Choose what you want to be

It doesn’t have centuries of history behind it, like law or architecture. It doesn’t enjoy the prestige or popular admiration that other disciplines such as Fine Arts of Medicine inspire. The names of its great masters are scarcely known beyond its particular and small universe. It doesn’t promise to move the foundations of human evolution, like technology does. It doesn’t command the respect that other courses do in the field of study it’s included in. Not even in the heart of companies is it an especially venerated department.

So why did I choose Marketing as my passion and profession? What brought me to opt for a discipline that doesn’t even have a commonly accepted translation in my own language? My answer is simple: today, absolutely everything is Marketing. What to tell a young reader on the verge of deciding his or her future about the greatnesses of a profession? The answer is simple: pure Marketing. All the pages that have gone before me and all that follow are full of Marketing; packed with people engaged in Marketing for their respective trades. The clothes we wear, the car we drive, the house we live in is Marketing. Silently and intelligently, Marketing impregnates our lives.

Defending a concept in which one believes blindly in order to help a person in the difficult process of choice. This is the laudable goal of this book and this is exactly the laudable mission of Marketing: making them choose me, tipping the balance, supporting decision-making, and acting with accuracy at the precise moment in which the person makes the choice. What makes a mind choose one profession or another before knowing it in-depth? Think about it carefully. When one chooses, they do it according to an attractive image, to a group of positive attributes that has formed in their environment. In all of our decisions, whether they are vital or irrelevant, we act in a certain way as consumers, as customers: we choose what they “sold us best on” for each one, at each moment. That is why I opt for and firmly believe in the enormous capabilities of Marketing.

For a long time, Marketing has been mistakenly associated with consumer alienation; with brand tyranny; with advertising bombardment. But make no mistake: this is bad Marketing and I’m a lover of well-done Marketing, because Marketing is much more than a selling machine: it’s art and it’s science, simultaneously. In the same way a physician throws himself into his patient’s health and a lawyer into the legitimate interests of his clients, Marketing has the noble mission of sacrificing for the customers. And it’s no secret when I say that we all, fortunately, are sick or have legal problems from time to time, but we are customers every day. We make purchases every day, we consume every day, we choose every day.

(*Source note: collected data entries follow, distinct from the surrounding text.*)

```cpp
int head_fwd_fused(const float* x, int64_t N, const float* w1, const float* b1, const float* w2, const float* b2,
                   int nout, float slope, int mode, const float* dd, const float* resid, int ld_resid, float* raw,
                   float* out, hipStream_t s) {
  int blocks = cdiv(N, 32);
  if (g_head_precision.load(std::memory_order_relaxed) == 1) {
    static thread_local __bf16* pack = nullptr;
    if (pack == nullptr) GEOBI_HIP(hipMalloc((void**)&pack, (size_t)3 * HID * CIN * sizeof(__bf16)));
    head_split_w1_kernel<<<cdiv(HID * CIN, 256), 256, 0, s>>>(w1, pack);
    if (nout == 3)
      head_fwd_fused_bf16x3_kernel<3><<<blocks, 256, 0, s>>>(x, (int)N, pack, b1, w2, b2, slope, mode, dd, resid, ld_resid,
                                                             raw, out);
    else
      head_fwd_fused_bf16x3_kernel<1><<<blocks, 256, 0, s>>>(x, (int)N, pack, b1, w2, b2, slope, mode, dd, resid, ld_resid,
                                                             raw, out);
    GEOBI_LAUNCH_OK();
    return 0;
  }
  if (nout == 3)
    head_fwd_fused_kernel<3><<<blocks, 256, 0, s>>>(x, (int)N, w1, b1, w2, b2, slope, mode, dd, resid, ld_resid, raw,
                                                    out);
  else
    head_fwd_fused_kernel<1><<<blocks, 256, 0, s>>>(x, (int)N, w1, b1, w2, b2, slope, mode, dd, resid, ld_resid, raw,
                                                    out);
  GEOBI_LAUNCH_OK();
  return 0;
}

size_t head_bwd_fused_ws_bytes(int64_t N) {
  size_t b = bwd_blocks(N);
  return align_up(b * (size_t)NCHUNK * 16 * 64 * sizeof(float)) + align_up(b * 3 * HID * sizeof(float)) +
         align_up(b * HID * sizeof(float)) + align_up(b * 4 * sizeof(float)) + 1024;
}

int head_bwd_fused(const float* x, int64_t N, const float* w1, const float* b1, const float* w2, int nout,
                   float slope, const float* graw, float* dx, float* dw1, float* db1, float* dw2, float* db2,
                   int accumulate, void* ws, size_t ws_bytes, hipStream_t s) {
  const int blocks = bwd_blocks(N);
  Arena a(ws, ws_bytes);
  float* p_dw1 = a.take<float>((size_t)blocks * NCHUNK * 16 * 64);
  float* p_dw2 = a.take<float>((size_t)blocks * 3 * HID);
  float* p_db1 = a.take<float>((size_t)blocks * HID);
  float* p_db2 = a.take<float>((size_t)blocks * 4);
  GEOBI_REQUIRE(a.ok() && ws, "head_bwd_fused: workspace too small (%zu < %zu)", ws_bytes, a.off);
  const int ntiles = cdiv(N, 32);
  constexpr size_t kLds = (size_t)(NCHUNK * 16 * 64 + 3 * HID + HID + HBW * 16 * 32) * sizeof(float);
  static_assert(kLds == 163840, "the backward head kernel uses the whole LDS of a CU");
  static std::atomic<bool> attr_set{false};
  if (!attr_set) {
    GEOBI_HIP(hipFuncSetAttribute((const void*)head_bwd_fused_kernel<3>, hipFuncAttributeMaxDynamicSharedMemorySize,
                                  (int)kLds));
    GEOBI_HIP(hipFuncSetAttribute((const void*)head_bwd_fused_kernel<1>, hipFuncAttributeMaxDynamicSharedMemorySize,
                                  (int)kLds));
    attr_set = true;
  }
  if (nout == 3)
    head_bwd_fused_kernel<3><<<blocks, 64 * HBW, kLds, s>>>(x, (int)N, ntiles, w1, b1, w2, slope, graw, dx, p_dw1, p_dw2,
                                                       p_db1, p_db2);
  else
    head_bwd_fused_kernel<1><<<blocks, 64 * HBW, kLds, s>>>(x, (int)N, ntiles, w1, b1, w2, slope, graw, dx, p_dw1, p_dw2,
                                                       p_db1, p_db2);
  GEOBI_LAUNCH_OK();
  const int total = HID * CIN + HID + nout * HID + nout;
  head_bwd_reduce_kernel<<<cdiv(total, 64), 256, 0, s>>>(p_dw1, p_dw2, p_db1, p_db2, blocks, nout, accumulate, dw1, db1,
                                                          dw2, db2);
  GEOBI_LAUNCH_OK();
  return 0;
}

}
```

Before: 328.8 M-edges/s.

## Add tiled head forward and multi-subtile backward kernels with register-resident dW2/dB1

New measurement: 333.3 M-edges/s, median of 4. +1.4%, better.

```diff
diff --git a/geobi_gnn_amd/csrc/head_fused.hip b/geobi_gnn_amd/csrc/head_fused.hip
--- a/geobi_gnn_amd/csrc/head_fused.hip
+++ b/geobi_gnn_amd/csrc/head_fused.hip
@@ -96,6 +96,141 @@
     for (int o = 0; o < NOUT; ++o) {
       v[o] = ((s_part[0][threadIdx.x][o] + s_part[1][threadIdx.x][o]) + s_part[2][threadIdx.x][o]) +
              s_part[3][threadIdx.x][o] + b2[o];
+      raw[(size_t)node * NOUT + o] = v[o];
+    }
+    float res[3];
+    if (mode == 0) {
+#pragma unroll
+      for (int cidx = 0; cidx < 3; ++cidx) {
+        float t = (NOUT == 3) ? v[cidx % NOUT] : v[0] * dd[(size_t)node * 3 + cidx];
+        res[cidx] = t + resid[(size_t)node * ld_resid + cidx];
+      }
+    } else {
+      float len = fmaxf(sqrtf(v[0] * v[0] + v[1 % NOUT] * v[1 % NOUT] + v[2 % NOUT] * v[2 % NOUT]), kEps);
+#pragma unroll
+      for (int cidx = 0; cidx < 3; ++cidx) res[cidx] = v[cidx % NOUT] / len;
+    }
+    out[(size_t)node * 3] = res[0]; out[(size_t)node * 3 + 1] = res[1]; out[(size_t)node * 3 + 2] = res[2];
+  }
+}
+
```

Helping other companies understand the complex mechanism that makes a customer decide constitutes the cornerstone of my profession. I am dedicated to knowing customers in-depth; their motivations and needs; their attitudes and preferences; and I do it, not, as some may mistakenly think, to sell products and services at any cost, but rather so that they have exactly what they need, when they need it. My mission is that what they receive be as close as possible to what they expect to receive. If the customer is King, Marketing is his subject.

Over the course of my professional trajectory, I have learned to get to know my customers and to help other companies to get to know theirs, because only in this way is it possible to satisfy them. In order to do this, I have had to understand that Marketing is not a subject all about “cutting, pasting, and coloring”, as many people have tried to portray it. As I mentioned before, good Marketing is art and science; it uses a lot of intuition, but it also has a lot of empirical knowledge. As the textbook “Marketinian” I am, I have learned from people who know more than me in order to recreate a “New Marketing”. I have surrounded myself with prestigious scientists, statisticians, and geographers, mathematicians, and systems engineers in order to know the customer in-depth: with the sixth sense inherent in any good Marketing professional, but also with the irrefutable rigor of data.

Today, I feel proud to have contributed, with my small grain of sand, to making Marketing prestigious; to making other companies understand that they can have the best product or service in the world, but if they don’t know how to sell it because they don’t know their customers, all of their efforts will have been in vain. More and more, companies are believing in Marketing, and they consider it strategic. It was about time.

I have a secret little dream. It’s that one day, every Spanish company will have a Marketing professional on its Board of Directors. Until recently, this was a Utopian idea; it is slowly beginning to happen. I am convinced that the brilliant Marketing professionals of the future, some of whom are reading these very lines, will make my dream come true.